• **To do**:
Filter the listing below down to the lines containing the word "hipMemcpyAsync".

• **Excerpted records**:
****************************************
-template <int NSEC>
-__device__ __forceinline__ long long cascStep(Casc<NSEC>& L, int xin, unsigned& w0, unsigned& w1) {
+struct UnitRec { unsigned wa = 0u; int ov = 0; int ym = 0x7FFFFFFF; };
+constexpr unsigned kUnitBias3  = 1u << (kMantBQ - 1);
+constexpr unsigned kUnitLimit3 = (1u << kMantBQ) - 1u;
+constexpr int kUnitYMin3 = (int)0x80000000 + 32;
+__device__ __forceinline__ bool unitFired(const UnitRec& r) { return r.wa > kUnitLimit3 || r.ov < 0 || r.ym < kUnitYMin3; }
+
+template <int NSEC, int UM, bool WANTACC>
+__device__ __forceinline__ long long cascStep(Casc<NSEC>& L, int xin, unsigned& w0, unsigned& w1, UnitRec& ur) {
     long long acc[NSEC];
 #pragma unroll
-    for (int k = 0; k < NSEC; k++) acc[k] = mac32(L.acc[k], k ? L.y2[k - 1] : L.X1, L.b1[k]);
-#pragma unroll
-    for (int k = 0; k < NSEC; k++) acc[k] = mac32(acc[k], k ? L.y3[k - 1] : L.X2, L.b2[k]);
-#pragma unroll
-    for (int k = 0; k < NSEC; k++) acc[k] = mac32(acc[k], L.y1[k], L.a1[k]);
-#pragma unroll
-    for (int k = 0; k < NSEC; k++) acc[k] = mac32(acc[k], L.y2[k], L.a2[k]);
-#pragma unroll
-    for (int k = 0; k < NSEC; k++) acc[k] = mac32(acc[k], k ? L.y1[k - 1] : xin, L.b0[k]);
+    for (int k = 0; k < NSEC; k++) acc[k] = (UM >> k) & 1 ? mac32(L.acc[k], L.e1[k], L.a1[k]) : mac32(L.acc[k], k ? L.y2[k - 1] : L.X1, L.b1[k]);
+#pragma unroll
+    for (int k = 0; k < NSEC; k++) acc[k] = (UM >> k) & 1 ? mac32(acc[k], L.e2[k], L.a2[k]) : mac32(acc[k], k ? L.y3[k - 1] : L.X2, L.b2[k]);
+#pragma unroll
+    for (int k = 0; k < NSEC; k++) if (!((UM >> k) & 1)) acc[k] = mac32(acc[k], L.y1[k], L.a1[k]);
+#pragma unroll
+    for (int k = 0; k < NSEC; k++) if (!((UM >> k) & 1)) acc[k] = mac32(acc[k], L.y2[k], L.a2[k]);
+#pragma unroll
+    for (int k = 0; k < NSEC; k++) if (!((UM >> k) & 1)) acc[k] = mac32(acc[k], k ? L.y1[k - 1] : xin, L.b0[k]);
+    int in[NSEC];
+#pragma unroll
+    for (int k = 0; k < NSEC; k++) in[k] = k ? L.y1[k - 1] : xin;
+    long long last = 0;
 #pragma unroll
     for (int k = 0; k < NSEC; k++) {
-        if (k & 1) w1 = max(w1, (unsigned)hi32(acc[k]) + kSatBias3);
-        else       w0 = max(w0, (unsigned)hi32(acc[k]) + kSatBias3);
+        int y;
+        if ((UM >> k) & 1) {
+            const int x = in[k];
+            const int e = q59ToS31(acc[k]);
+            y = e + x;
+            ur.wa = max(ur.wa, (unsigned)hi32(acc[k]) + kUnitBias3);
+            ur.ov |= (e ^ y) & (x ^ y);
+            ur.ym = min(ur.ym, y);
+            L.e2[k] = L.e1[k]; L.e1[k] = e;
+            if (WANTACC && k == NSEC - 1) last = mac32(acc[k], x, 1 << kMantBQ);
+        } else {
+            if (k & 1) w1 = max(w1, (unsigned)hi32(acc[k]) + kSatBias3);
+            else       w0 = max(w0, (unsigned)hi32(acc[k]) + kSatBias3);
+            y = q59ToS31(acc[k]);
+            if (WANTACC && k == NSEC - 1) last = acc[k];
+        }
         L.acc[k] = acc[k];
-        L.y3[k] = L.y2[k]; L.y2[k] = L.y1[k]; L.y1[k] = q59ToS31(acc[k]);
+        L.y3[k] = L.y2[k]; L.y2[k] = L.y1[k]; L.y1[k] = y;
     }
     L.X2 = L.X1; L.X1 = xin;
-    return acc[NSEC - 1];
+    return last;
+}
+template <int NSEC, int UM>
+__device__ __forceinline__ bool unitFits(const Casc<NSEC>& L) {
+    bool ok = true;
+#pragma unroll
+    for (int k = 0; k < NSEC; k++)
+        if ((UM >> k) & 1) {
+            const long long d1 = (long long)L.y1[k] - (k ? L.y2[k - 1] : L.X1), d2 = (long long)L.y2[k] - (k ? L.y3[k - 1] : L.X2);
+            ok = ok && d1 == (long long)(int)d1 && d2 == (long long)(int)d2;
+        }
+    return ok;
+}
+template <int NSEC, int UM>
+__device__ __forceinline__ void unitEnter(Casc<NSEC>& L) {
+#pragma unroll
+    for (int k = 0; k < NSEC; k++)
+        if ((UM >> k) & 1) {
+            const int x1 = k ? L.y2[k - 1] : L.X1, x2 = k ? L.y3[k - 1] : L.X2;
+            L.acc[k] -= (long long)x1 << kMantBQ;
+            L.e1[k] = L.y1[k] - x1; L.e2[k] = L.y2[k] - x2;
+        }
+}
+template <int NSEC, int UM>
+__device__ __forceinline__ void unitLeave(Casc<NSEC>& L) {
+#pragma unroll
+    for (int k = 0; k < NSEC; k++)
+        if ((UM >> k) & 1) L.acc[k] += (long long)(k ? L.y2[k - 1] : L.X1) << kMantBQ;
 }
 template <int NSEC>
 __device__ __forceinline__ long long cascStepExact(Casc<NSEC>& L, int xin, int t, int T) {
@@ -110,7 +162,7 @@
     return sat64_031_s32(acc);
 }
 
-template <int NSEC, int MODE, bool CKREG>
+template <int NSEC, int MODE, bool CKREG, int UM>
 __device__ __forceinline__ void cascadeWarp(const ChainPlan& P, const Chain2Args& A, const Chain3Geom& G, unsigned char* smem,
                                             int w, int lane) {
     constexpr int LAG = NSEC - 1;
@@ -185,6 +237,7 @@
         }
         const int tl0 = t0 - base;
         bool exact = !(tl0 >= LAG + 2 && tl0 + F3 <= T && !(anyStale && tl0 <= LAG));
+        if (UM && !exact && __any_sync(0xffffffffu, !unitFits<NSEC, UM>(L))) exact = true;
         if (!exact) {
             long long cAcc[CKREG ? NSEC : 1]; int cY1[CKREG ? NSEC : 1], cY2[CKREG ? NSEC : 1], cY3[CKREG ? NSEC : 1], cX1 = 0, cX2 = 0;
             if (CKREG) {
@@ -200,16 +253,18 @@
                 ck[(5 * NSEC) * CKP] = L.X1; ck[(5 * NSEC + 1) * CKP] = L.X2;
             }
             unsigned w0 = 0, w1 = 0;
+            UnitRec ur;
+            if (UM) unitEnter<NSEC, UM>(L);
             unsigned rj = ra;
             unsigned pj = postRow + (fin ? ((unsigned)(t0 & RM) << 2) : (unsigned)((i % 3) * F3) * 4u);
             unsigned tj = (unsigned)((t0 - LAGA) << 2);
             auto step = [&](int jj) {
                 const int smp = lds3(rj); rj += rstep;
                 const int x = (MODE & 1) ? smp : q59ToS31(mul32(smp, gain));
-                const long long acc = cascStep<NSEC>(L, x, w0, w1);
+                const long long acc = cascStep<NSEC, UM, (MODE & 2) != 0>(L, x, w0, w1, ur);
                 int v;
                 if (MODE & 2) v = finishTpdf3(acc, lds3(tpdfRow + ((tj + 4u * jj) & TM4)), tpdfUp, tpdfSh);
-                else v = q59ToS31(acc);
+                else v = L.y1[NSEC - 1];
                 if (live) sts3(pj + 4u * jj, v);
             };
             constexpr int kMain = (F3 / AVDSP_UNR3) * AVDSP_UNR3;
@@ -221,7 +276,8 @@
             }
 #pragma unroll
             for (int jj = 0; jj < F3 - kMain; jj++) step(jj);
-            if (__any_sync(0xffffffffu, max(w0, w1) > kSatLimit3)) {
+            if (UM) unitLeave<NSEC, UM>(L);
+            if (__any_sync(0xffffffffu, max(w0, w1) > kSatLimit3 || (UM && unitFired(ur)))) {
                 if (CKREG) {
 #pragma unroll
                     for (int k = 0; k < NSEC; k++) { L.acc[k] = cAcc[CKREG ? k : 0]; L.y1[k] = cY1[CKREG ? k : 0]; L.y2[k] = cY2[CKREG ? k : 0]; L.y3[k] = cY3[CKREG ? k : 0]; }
****************************************
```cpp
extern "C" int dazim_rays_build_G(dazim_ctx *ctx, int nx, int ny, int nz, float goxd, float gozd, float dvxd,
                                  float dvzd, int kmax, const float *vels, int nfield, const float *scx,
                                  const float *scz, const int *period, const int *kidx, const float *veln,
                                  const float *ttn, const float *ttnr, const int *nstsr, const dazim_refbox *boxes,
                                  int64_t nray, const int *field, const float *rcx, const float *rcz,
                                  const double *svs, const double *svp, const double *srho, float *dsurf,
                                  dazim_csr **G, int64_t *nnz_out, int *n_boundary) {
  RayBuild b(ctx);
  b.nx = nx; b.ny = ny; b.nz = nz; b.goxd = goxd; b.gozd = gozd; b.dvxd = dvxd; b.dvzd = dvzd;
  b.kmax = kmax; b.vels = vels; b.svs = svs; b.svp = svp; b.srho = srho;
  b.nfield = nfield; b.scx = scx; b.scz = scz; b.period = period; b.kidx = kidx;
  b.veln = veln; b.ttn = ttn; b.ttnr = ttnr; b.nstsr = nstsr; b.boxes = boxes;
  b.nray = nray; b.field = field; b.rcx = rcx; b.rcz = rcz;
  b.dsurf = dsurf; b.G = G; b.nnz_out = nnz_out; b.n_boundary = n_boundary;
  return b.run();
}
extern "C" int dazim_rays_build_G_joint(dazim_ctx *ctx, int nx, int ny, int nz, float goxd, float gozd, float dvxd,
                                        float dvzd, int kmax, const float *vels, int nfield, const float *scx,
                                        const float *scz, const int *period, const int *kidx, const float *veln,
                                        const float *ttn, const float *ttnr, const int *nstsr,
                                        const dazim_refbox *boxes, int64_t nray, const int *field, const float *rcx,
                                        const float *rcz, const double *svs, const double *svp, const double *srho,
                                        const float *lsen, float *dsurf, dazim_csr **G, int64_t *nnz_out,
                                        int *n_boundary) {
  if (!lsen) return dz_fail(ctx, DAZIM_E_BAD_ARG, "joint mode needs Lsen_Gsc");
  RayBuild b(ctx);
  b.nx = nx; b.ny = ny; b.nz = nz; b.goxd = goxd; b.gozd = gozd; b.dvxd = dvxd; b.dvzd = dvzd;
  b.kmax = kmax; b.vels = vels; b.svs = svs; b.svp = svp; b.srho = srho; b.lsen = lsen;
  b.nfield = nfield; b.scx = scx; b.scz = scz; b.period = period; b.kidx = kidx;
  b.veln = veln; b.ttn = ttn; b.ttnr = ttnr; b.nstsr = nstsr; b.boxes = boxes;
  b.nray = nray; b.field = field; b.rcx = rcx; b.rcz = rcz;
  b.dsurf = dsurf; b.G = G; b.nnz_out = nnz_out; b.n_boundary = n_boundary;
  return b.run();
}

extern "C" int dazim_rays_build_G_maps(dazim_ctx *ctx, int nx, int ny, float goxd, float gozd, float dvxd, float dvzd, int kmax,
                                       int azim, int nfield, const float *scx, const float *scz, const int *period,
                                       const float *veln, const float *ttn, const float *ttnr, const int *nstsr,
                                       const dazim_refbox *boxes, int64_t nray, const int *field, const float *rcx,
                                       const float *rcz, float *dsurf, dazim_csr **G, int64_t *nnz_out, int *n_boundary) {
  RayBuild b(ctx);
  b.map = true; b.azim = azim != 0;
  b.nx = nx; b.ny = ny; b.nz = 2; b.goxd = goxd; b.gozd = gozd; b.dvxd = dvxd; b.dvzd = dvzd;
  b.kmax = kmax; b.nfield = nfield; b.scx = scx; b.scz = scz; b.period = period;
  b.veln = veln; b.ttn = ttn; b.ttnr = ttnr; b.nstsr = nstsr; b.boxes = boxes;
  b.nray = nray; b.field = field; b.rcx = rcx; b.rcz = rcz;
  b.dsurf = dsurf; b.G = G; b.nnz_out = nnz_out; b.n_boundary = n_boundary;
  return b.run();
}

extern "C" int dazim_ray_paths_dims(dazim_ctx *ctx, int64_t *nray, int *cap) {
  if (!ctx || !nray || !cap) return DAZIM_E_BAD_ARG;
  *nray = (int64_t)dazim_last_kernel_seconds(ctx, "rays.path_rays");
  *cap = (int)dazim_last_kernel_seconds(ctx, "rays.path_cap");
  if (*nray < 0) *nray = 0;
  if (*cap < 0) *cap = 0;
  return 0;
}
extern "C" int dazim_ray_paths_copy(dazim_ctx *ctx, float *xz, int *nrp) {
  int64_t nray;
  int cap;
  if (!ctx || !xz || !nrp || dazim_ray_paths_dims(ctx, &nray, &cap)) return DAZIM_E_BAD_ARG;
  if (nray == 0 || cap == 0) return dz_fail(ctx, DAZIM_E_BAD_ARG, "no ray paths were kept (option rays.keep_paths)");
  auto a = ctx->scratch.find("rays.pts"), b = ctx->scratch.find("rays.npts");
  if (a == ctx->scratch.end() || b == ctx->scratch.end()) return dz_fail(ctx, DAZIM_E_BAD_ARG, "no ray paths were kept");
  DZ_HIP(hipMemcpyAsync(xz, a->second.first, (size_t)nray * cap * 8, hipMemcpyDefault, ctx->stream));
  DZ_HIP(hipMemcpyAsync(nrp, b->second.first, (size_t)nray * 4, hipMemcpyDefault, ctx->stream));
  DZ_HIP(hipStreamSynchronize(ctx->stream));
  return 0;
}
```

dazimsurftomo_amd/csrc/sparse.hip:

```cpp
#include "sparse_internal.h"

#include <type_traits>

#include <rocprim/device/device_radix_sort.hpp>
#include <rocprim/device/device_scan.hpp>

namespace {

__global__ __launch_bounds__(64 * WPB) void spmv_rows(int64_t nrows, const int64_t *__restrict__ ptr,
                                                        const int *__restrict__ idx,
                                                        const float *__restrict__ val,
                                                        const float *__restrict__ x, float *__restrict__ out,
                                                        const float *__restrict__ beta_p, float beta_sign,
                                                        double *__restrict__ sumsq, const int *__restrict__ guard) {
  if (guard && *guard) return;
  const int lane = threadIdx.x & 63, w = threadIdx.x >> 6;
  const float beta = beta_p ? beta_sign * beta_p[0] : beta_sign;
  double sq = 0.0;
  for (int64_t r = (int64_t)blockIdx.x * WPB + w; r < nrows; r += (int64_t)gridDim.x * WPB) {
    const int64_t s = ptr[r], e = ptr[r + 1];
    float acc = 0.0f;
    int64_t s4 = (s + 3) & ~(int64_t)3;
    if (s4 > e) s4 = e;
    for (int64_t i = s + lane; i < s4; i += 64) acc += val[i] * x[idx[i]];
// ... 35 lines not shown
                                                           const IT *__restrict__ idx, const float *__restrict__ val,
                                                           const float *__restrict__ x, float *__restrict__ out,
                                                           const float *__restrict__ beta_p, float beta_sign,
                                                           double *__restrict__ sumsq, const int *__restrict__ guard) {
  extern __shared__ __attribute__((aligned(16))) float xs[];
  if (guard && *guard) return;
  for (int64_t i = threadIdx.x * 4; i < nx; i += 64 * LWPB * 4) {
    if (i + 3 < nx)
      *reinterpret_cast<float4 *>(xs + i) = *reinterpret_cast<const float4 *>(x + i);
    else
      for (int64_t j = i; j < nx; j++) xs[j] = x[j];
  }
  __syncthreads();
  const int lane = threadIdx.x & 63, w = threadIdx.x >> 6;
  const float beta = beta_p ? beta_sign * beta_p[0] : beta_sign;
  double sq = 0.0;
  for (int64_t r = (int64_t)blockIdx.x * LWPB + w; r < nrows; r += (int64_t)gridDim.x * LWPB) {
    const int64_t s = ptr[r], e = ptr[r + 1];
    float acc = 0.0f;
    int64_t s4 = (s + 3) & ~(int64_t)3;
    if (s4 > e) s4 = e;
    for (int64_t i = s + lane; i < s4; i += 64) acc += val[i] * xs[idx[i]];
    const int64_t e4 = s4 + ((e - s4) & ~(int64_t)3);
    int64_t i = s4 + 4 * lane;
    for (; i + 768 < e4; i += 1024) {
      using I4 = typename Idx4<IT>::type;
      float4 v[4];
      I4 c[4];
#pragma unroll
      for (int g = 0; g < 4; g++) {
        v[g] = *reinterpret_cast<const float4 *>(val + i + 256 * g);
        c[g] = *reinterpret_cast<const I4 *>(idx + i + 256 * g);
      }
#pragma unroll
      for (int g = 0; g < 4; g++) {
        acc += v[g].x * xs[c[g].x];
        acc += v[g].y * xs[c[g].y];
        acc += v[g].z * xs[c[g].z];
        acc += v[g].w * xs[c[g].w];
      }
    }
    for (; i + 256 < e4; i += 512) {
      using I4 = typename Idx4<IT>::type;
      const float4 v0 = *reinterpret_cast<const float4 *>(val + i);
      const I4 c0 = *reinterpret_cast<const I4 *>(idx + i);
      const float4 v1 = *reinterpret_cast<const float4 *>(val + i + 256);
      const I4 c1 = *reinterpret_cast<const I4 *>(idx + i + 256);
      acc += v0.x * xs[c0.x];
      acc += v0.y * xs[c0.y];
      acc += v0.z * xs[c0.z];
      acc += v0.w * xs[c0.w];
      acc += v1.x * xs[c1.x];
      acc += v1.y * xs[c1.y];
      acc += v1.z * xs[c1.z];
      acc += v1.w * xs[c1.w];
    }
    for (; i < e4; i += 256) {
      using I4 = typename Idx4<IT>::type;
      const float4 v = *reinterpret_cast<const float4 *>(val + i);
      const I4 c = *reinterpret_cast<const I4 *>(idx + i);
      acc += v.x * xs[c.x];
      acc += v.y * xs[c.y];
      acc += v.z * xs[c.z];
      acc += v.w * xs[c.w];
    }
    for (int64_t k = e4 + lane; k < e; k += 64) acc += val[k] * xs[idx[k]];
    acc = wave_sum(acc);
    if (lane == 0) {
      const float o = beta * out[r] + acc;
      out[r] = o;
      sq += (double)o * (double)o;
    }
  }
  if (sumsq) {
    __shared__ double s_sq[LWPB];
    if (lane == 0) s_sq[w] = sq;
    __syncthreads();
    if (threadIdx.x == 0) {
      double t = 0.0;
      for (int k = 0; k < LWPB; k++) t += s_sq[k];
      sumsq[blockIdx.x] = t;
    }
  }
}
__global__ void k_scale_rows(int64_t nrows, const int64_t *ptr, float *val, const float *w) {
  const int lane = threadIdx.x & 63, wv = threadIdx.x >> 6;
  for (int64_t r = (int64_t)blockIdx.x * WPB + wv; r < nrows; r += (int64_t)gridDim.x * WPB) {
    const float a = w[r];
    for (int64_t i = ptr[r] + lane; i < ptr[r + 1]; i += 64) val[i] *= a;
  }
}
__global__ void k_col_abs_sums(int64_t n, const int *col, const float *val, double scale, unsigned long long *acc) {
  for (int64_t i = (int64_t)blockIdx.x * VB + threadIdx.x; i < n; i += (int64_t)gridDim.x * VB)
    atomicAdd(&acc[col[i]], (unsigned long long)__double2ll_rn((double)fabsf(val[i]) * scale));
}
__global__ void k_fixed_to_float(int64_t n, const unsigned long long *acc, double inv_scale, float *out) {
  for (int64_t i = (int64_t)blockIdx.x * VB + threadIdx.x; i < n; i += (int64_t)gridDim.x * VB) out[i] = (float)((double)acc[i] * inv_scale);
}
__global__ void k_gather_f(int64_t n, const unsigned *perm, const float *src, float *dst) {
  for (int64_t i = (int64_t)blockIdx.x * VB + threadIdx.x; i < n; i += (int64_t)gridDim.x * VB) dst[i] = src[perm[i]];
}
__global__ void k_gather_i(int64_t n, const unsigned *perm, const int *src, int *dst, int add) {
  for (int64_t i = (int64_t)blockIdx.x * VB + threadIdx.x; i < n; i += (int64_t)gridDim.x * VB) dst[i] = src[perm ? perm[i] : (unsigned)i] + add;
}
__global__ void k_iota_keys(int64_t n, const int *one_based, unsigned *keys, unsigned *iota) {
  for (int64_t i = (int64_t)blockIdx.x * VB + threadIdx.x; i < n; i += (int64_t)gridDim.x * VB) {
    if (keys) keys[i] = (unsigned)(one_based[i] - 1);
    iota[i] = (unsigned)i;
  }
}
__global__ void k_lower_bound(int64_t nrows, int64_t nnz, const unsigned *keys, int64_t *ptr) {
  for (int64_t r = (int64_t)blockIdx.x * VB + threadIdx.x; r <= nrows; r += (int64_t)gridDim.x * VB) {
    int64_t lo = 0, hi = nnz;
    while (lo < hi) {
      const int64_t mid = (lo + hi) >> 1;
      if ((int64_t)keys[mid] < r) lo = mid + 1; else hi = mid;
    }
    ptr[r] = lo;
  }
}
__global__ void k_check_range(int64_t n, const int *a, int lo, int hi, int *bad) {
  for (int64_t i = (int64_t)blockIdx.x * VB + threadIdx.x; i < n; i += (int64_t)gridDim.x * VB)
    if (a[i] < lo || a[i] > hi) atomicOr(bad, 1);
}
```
****************************************
• **Solution**:
  DZ_HIP(hipMemcpyAsync(xz, a->second.first, (size_t)nray * cap * 8, hipMemcpyDefault, ctx->stream));
  DZ_HIP(hipMemcpyAsync(nrp, b->second.first, (size_t)nray * 4, hipMemcpyDefault, ctx->stream));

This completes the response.